- _Exercise requirements_
What lines in the listing include "ksplit"? Return a copy of each.
[Opening Data provided section]
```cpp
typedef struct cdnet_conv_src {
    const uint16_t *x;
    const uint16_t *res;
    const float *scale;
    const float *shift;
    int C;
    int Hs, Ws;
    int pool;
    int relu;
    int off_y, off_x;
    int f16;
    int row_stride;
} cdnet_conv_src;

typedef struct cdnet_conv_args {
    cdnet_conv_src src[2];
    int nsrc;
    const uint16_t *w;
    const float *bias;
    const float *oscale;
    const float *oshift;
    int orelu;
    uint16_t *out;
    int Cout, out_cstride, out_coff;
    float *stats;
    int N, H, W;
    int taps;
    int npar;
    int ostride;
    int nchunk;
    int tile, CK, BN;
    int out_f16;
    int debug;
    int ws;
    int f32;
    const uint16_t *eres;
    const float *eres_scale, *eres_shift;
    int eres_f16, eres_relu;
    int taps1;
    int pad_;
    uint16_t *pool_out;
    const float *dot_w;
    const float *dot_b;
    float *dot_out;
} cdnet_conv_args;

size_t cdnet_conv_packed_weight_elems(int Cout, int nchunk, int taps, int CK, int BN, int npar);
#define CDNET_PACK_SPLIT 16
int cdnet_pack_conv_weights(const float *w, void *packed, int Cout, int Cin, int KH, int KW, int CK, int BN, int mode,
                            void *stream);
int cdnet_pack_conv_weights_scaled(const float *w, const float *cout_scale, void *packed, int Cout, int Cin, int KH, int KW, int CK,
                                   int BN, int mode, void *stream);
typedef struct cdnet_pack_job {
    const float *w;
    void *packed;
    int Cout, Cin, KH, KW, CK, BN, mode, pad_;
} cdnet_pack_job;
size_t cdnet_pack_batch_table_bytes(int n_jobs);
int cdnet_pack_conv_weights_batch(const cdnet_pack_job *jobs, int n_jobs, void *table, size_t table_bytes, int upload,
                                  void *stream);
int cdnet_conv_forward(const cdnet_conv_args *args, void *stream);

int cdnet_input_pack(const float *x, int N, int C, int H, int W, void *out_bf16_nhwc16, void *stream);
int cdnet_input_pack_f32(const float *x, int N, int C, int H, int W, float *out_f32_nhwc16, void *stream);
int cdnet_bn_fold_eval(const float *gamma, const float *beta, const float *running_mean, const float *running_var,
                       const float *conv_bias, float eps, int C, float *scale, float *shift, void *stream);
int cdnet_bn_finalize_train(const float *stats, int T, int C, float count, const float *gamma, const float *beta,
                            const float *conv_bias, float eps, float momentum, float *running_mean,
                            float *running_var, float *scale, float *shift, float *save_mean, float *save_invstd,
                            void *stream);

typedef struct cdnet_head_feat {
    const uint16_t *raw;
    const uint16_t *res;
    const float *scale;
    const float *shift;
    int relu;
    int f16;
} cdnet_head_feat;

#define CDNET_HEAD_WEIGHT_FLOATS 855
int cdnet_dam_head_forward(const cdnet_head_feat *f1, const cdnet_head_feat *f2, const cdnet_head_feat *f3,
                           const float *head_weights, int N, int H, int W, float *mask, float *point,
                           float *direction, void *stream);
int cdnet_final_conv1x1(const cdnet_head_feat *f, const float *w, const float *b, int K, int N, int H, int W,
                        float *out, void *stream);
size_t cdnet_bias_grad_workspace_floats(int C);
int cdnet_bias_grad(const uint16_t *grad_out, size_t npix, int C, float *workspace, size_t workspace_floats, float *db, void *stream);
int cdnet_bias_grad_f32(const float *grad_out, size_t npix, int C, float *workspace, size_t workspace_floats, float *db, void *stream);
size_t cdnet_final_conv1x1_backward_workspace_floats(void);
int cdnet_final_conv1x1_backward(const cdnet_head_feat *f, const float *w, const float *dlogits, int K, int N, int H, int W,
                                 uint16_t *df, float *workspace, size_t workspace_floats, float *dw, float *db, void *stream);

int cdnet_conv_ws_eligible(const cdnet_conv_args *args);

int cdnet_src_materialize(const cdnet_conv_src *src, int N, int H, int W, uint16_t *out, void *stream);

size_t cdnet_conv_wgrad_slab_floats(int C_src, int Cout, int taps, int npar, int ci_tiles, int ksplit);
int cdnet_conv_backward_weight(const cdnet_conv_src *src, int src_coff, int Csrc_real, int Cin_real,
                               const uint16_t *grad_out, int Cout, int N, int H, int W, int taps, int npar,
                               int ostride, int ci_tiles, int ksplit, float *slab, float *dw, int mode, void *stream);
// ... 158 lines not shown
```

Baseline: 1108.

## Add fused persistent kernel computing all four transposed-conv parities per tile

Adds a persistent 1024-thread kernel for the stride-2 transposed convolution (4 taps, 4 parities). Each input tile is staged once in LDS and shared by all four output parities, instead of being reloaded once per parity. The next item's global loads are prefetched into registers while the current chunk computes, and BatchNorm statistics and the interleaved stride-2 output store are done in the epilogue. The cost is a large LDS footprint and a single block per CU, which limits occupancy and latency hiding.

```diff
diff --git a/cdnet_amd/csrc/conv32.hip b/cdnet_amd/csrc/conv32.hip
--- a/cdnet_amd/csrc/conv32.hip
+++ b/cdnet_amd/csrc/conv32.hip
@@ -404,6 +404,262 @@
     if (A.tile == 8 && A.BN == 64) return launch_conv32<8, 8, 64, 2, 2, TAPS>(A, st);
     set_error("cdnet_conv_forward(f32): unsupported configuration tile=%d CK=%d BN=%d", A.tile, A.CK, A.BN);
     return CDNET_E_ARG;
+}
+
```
[Closing Data provided section]
- _Exercise answer_
size_t cdnet_conv_wgrad_slab_floats(int C_src, int Cout, int taps, int npar, int ci_tiles, int ksplit);
                               int ostride, int ci_tiles, int ksplit, float *slab, float *dw, int mode, void *stream);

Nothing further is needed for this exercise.